The help of Lerato Phiri was invaluable when it came to Nan Kolè making connections with gqom artists in order to put the compilation together. Though he hasn’t visited Durban yet — but will do soon thanks to an cultural exchange project — he’s determined that his label can help put the city on the map as a vital music hub.

“I decided to run this label to make Durban’s gqom world-known. My aim is to spread the music of Durban to the world but at the same time keep it local. Durban needs to be known as, for example, Chicago is for juke and house. I want to bring Durban artists to Europe and help them improve in technologies and worldwide connections.”

Though gqom is still a niche concern in Durban in terms of club play, and most of it is played in digital form by DJs at house parties and functions, the perpetual search for something fresh has made it catnip for audiences abroad, especially in the UK where more adventurous DJs are beginning to incorporate it into their bass, house and grime sets.

Emo Kid

“Personally I think right now there is a great desire for something new and fresh in European club culture, and the feeling of gqom is extraordinary,” says Kolè. “It’s really new vibrations that come from the opposite side of the world, from young guys that never listened to European electronic music. Gqom is pure in some way and on the cutting-edge of club music. The next step will be to see the dancefloor reaction to a strictly two or three-hour late-night gqom DJ set.”

It seems entirely possible that gqom could achieve crossover status. Though it lacks the accessibility of kwaito or extremity of Shangaan electro, it’s precisely its rawness that sets it apart and will catch ears in the UK and worldwide. “That would definitely be a dream come true for me. The UK is one of the biggest music supporting places in the world,” says Emo Kid. “Being popular in the UK and other places abroad would be amazing. It will mean more shows, meaning more money made. Most definitely it has the potential to cross over. People love something fresh and new, and it also dominates the dancefloor. People dance like crazy when gqom plays. It is very powerful.”

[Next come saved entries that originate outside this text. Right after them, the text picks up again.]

void append_pass(std::vector<uint32_t>& img, const std::vector<Table>& tbs, int nreg) {
  for (int R = 0; R < nreg; ++R)
    for (int r = 0; r < 256; ++r) {
      uint32_t w = 0;
      for (int j = 0; j < 4; ++j) {
        const size_t k = (size_t)4 * R + j;
        if (k < tbs.size()) w |= (uint32_t)tbs[k][r] << (8 * j);
      }
      img.push_back(w);
    }
}

std::vector<int> present(const std::vector<int32_t>& deg) {
  std::vector<int> d(deg.begin(), deg.end());
  std::sort(d.begin(), d.end());
  d.erase(std::unique(d.begin(), d.end()), d.end());
  return d;
}

size_t fast_lds(int nt) { return lds_of_quads(regions_of(nt)) + 64; }

int pick_cfg(int which, int maxd, int nt, int num_cus, KCfg* k) {
  k->lds = fast_lds(nt);
  int best_waves = 0;
  for (int block : {1024, 768, 640, 512, 384, 256}) {
    int bpc = 0;
    if (ib_fast_occupancy(which, maxd, block, k->lds, &bpc) != hipSuccess) continue;
    const int waves = bpc * block / 64;
    if (bpc > 0 && waves > best_waves) {
      best_waves = waves;
      k->block = block;
      k->grid = bpc * num_cus;
    }
  }
  return best_waves > 0 ? IBL_OK : fail(IBL_EHIP, "no occupancy for IB kernel (LDS too large?)");
}

int ib_validate(const ibl_graph* g, int32_t Tc, int32_t T, int32_t imax, const IbLuts& lu, int32_t match,
                int32_t max_batch) {
  if (Tc < 2 || T < 2 || Tc > 256 || T > 256) return fail(IBL_EUNSUPPORTED, "cardinalities must lie in [2, 256]");
  if (imax < 1) return fail(IBL_EINVAL, "imax must be >= 1");
  if (max_batch < 1) return fail(IBL_EINVAL, "max_batch must be >= 1");
  const int CM = g->dcm, VM = g->dvm;
  if (CM < 3) return fail(IBL_EUNSUPPORTED, "IB decoding needs a check-node degree >= 3");
  const int64_t need_cn = (int64_t)Tc * Tc + (int64_t)(CM - 3) * Tc * T + (int64_t)(imax - 1) * (CM - 2) * T * T;
  const int64_t need_vn = (int64_t)imax * ((int64_t)Tc * T + (int64_t)(VM - 1) * T * T);
  if (!lu.cn || lu.cn_len < need_cn) return fail(IBL_EINVAL, "CN LUT vector shorter than the reference layout");
  if (!lu.vn || lu.vn_len < need_vn) return fail(IBL_EINVAL, "VN LUT vector shorter than the reference layout");
  auto in_T = [T](const int32_t* p, int64_t n) { return std::all_of(p, p + n, [T](int32_t x) { return x >= 0 && x < T; }); };
  if (!in_T(lu.cn, lu.cn_len)) return fail(IBL_EINVAL, "CN LUT entries must lie in [0, T_dec)");
  if (!in_T(lu.vn, lu.vn_len)) return fail(IBL_EINVAL, "VN LUT entries must lie in [0, T_dec)");
  if (match) {
    if (!lu.mc || lu.mc_len < (int64_t)imax * CM * T || !lu.mv || lu.mv_len < (int64_t)imax * VM * T)
      return fail(IBL_EINVAL, "matching vectors shorter than (imax, d_max, T_dec)");
    if (!in_T(lu.mc, lu.mc_len) || !in_T(lu.mv, lu.mv_len))
      return fail(IBL_EINVAL, "matching entries must lie in [0, T_dec)");
  }
  return IBL_OK;
}
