template <int T> __device__ __forceinline__ void load_vec(const float* p, float (&f)[T]);
template <> __device__ __forceinline__ void load_vec<4>(const float* p, float (&f)[4]) {
  const f32x4 v = *(const f32x4*)p; f[0] = v[0]; f[1] = v[1]; f[2] = v[2]; f[3] = v[3];
}
template <> __device__ __forceinline__ void load_vec<2>(const float* p, float (&f)[2]) {
  const float2 v = *(const float2*)p; f[0] = v.x; f[1] = v.y;
}
template <int T> __device__ __forceinline__ void store_vec(float* p, const float (&f)[T]);
template <> __device__ __forceinline__ void store_vec<4>(float* p, const float (&f)[4]) { *(f32x4*)p = (f32x4){f[0], f[1], f[2], f[3]}; }
// ... 162 lines not shown

  auto multiply = [&](int buf) __attribute__((always_inline)) {
    if constexpr (SPLIT) {
      float ga[4][TM], gb[4][TN];
#pragma unroll
      for (int k = 0; k < 4; ++k) {
        const int kr = 4 * q + k;
        load_vec<TM>(&As[buf][kr * LDA + wm * (TM * 16) + TM * lrow], ga[k]);
        load_vec<TN>(&Bs[buf][kr * LDB + wn * (TN * 16) + TN * lrow], gb[k]);
      }
      SvsSplitA sa[TM];
      SvsSplitB sb[TN];
#pragma unroll
      for (int i = 0; i < TM; ++i) sa[i] = svs_split_a(ga[0][i], ga[1][i], ga[2][i], ga[3][i]);
#pragma unroll
      for (int j = 0; j < TN; ++j) sb[j] = svs_split_b(gb[0][j], gb[1][j], gb[2][j], gb[3][j]);
      svs_mma_split<TM, TN>(acc, sa, sb);
    } else {
#pragma unroll
    for (int k = 0; k < 4; ++k) {
      float fa[TM], fb[TN];
      const int kr = 4 * q + k;
      load_vec<TM>(&As[buf][kr * LDA + wm * (TM * 16) + TM * lrow], fa);
      load_vec<TN>(&Bs[buf][kr * LDB + wn * (TN * 16) + TN * lrow], fb);
#pragma unroll
      for (int i = 0; i < TM; ++i)
#pragma unroll
        for (int j = 0; j < TN; ++j)
          acc[i][j] = __builtin_amdgcn_mfma_f32_16x16x4f32(fa[i], fb[j], acc[i][j], 0, 0, 0);
    }
    }
  };
  auto fetch = [&](int pk, auto setc) __attribute__((always_inline)) {
    constexpr int set_ = decltype(setc)::value;
    if (SKIP) load_tile_skip(pk, ra[set_], rb[set_]);
    else load_tile(pk, ra[set_], rb[set_]);
  };
  svs_k_loop<PF>(first_valid((int)p_begin), (int)p_end, [&](int pk) { return first_valid(pk + 16); }, fetch, store_tile, multiply);

  float* slab = p.slab + (long)blockIdx.z * p.Cs * Ntot;
#pragma unroll
  for (int i = 0; i < TM; ++i)
#pragma unroll
    for (int r = 0; r < 4; ++r) {
      const int cs = cs0 + wm * (TM * 16) + TM * (4 * q + r) + i;
      const int n = n0 + wn * (TN * 16) + TN * lrow;
      if (n < Ntot) {
        float v[TN];
#pragma unroll
        for (int j = 0; j < TN; ++j) v[j] = acc[i][j][r];
        store_vec<TN>(&slab[(long)cs * Ntot + n], v);
      }
    }
}

struct WgWinArgs {
  const float* s; long lds; const float* l; long ldl;
  int B, Hs, Ws, Cs, Hl, Wl, Cl;
  float* slab;
  int ntiles, tiles_per_block;
};

template <int MT>
__global__ __launch_bounds__(256, 2) void wgrad_window_kernel(WgWinArgs p) {
  constexpr int TH = 4, TW = 16, KS = 4 / MT, CSB = 16 * MT;
  constexpr int LS = CSB + 16;
  constexpr int LH = 2 * TH + 3, LW = 2 * TW + 3, LL = 24;
  constexpr int NS = TH * TW * (CSB / 4), NL = LH * LW * 4;
  constexpr int RS = (NS + 255) / 256, RL = (NL + 255) / 256;
  constexpr int KSTEPS = TH * TW / 4 / KS;
  constexpr unsigned OOB = 0x80000000u;
  __shared__ __attribute__((aligned(16))) float Ssm[TH * TW * LS];
  __shared__ __attribute__((aligned(16))) float Lsm[LH * LW * LL];
  const int t = threadIdx.x, lane = t & 63, wave = t >> 6;
  const int lrow = lane & 15, q = lane >> 4;
  const int mt = wave % MT, half = wave / MT;
  const int mchunks = p.Cs / CSB;
  const int m0 = (blockIdx.y % mchunks) * CSB, cl0 = (blockIdx.y / mchunks) * 16;
  const int tiles_w = (p.Ws + TW - 1) / TW, tiles_h = (p.Hs + TH - 1) / TH;
  const int tile_lo = blockIdx.x * p.tiles_per_block;
  const int tile_hi = min(tile_lo + p.tiles_per_block, p.ntiles);

  f32x4 sreg[RS], lreg[RL];
  auto fetch = [&](int tile) {
    const int tw0 = (tile % tiles_w) * TW, th0 = ((tile / tiles_w) % tiles_h) * TH;
    const long b = tile / (tiles_w * tiles_h);
    const __amdgpu_buffer_rsrc_t rs = __builtin_amdgcn_make_buffer_rsrc((void*)(p.s + b * p.Hs * p.Ws * p.lds), 0, OOB, 0x00020000);
    const __amdgpu_buffer_rsrc_t rl = __builtin_amdgcn_make_buffer_rsrc((void*)(p.l + b * p.Hl * p.Wl * p.ldl), 0, OOB, 0x00020000);
#pragma unroll
    for (int r = 0; r < RS; ++r) {
      const int e = t + 256 * r;
      const int c4 = e % (CSB / 4), px = e / (CSB / 4);
      const int sh = th0 + px / TW, sw = tw0 + px % TW;
      const bool ok = e < NS && sh < p.Hs && sw < p.Ws;
      const unsigned vo = ok ? (unsigned)(((sh * p.Ws + sw) * (int)p.lds + m0 + c4 * 4) * 4) : OOB;
      sreg[r] = __builtin_bit_cast(f32x4, __builtin_amdgcn_raw_buffer_load_b128(rs, (int)vo, 0, 0));
    }
#pragma unroll
    for (int r = 0; r < RL; ++r) {
      const int e = t + 256 * r;
      const int c4 = e & 3, px = e >> 2;
      const int ih = 2 * th0 - 2 + px / LW, iw = 2 * tw0 - 2 + px % LW;
      const bool ok = e < NL && (unsigned)ih < (unsigned)p.Hl && (unsigned)iw < (unsigned)p.Wl;
      const unsigned vo = ok ? (unsigned)(((ih * p.Wl + iw) * (int)p.ldl + cl0 + c4 * 4) * 4) : OOB;
      lreg[r] = __builtin_bit_cast(f32x4, __builtin_amdgcn_raw_buffer_load_b128(rl, (int)vo, 0, 0));
    }
  };
  auto stage = [&]() {
#pragma unroll
    for (int r = 0; r < RS; ++r) {
      const int e = t + 256 * r;
      if (e < NS) *(f32x4*)(&Ssm[(e / (CSB / 4)) * LS + (e % (CSB / 4)) * 4]) = sreg[r];
    }
#pragma unroll
    for (int r = 0; r < RL; ++r) {
      const int e = t + 256 * r;
      if (e < NL) *(f32x4*)(&Lsm[(e >> 2) * LL + (e & 3) * 4]) = lreg[r];
    }
  };

  f32x4 acc[25];
#pragma unroll
  for (int i = 0; i < 25; ++i) acc[i] = (f32x4){0.f, 0.f, 0.f, 0.f};
  const float* abase = &Ssm[(half * (TH / KS) * TW + q) * LS + mt * 16 + lrow];
  const float* bbase = &Lsm[(half * (TH / KS) * 2 * LW + 2 * q) * LL + lrow];

  if (tile_lo < tile_hi) fetch(tile_lo);
  for (int tile = tile_lo; tile < tile_hi; ++tile) {
    __syncthreads();
    stage();
    __syncthreads();
    if (tile + 1 < tile_hi) fetch(tile + 1);
#pragma unroll
    for (int ks = 0; ks < KSTEPS; ++ks) {
      const int sh = ks / 4, sg = ks % 4;
      const float a = abase[(sh * TW + sg * 4) * LS];
#pragma unroll
      for (int tap = 0; tap < 25; ++tap) {
        const int kh = tap / 5, kw = tap % 5;
        const float bv = bbase[((2 * sh + kh) * LW + 8 * sg + kw) * LL];
        acc[tap] = __builtin_amdgcn_mfma_f32_16x16x4f32(a, bv, acc[tap], 0, 0, 0);
      }
    }
  }
  const int Ntot = 25 * p.Cl;
  float* slab = p.slab + ((long)blockIdx.x * KS + half) * p.Cs * Ntot;
#pragma unroll
  for (int tap = 0; tap < 25; ++tap)
#pragma unroll
    for (int r = 0; r < 4; ++r)
      slab[(long)(m0 + mt * 16 + 4 * q + r) * Ntot + tap * p.Cl + cl0 + lrow] = acc[tap][r];
}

Citizen Boy, meanwhile, feels a sense of vindication that he can finally prove the doubters wrong. “I feel proud. The best thing about this is that I’m contributing towards gqom, and people around me used to tell me, ‘Leave this, it won’t get you anywhere, it won’t go anywhere, it will be stuck in Durban forever’, but I can get to rub it in their faces and say gqom is taking the world right now. It’s getting recognition now after all my hard work. I’m so happy that Durban has its own genre.”

Gqom Oh! The Sound of Durban Vol. 1 will be released on Gqom Oh! on January 29.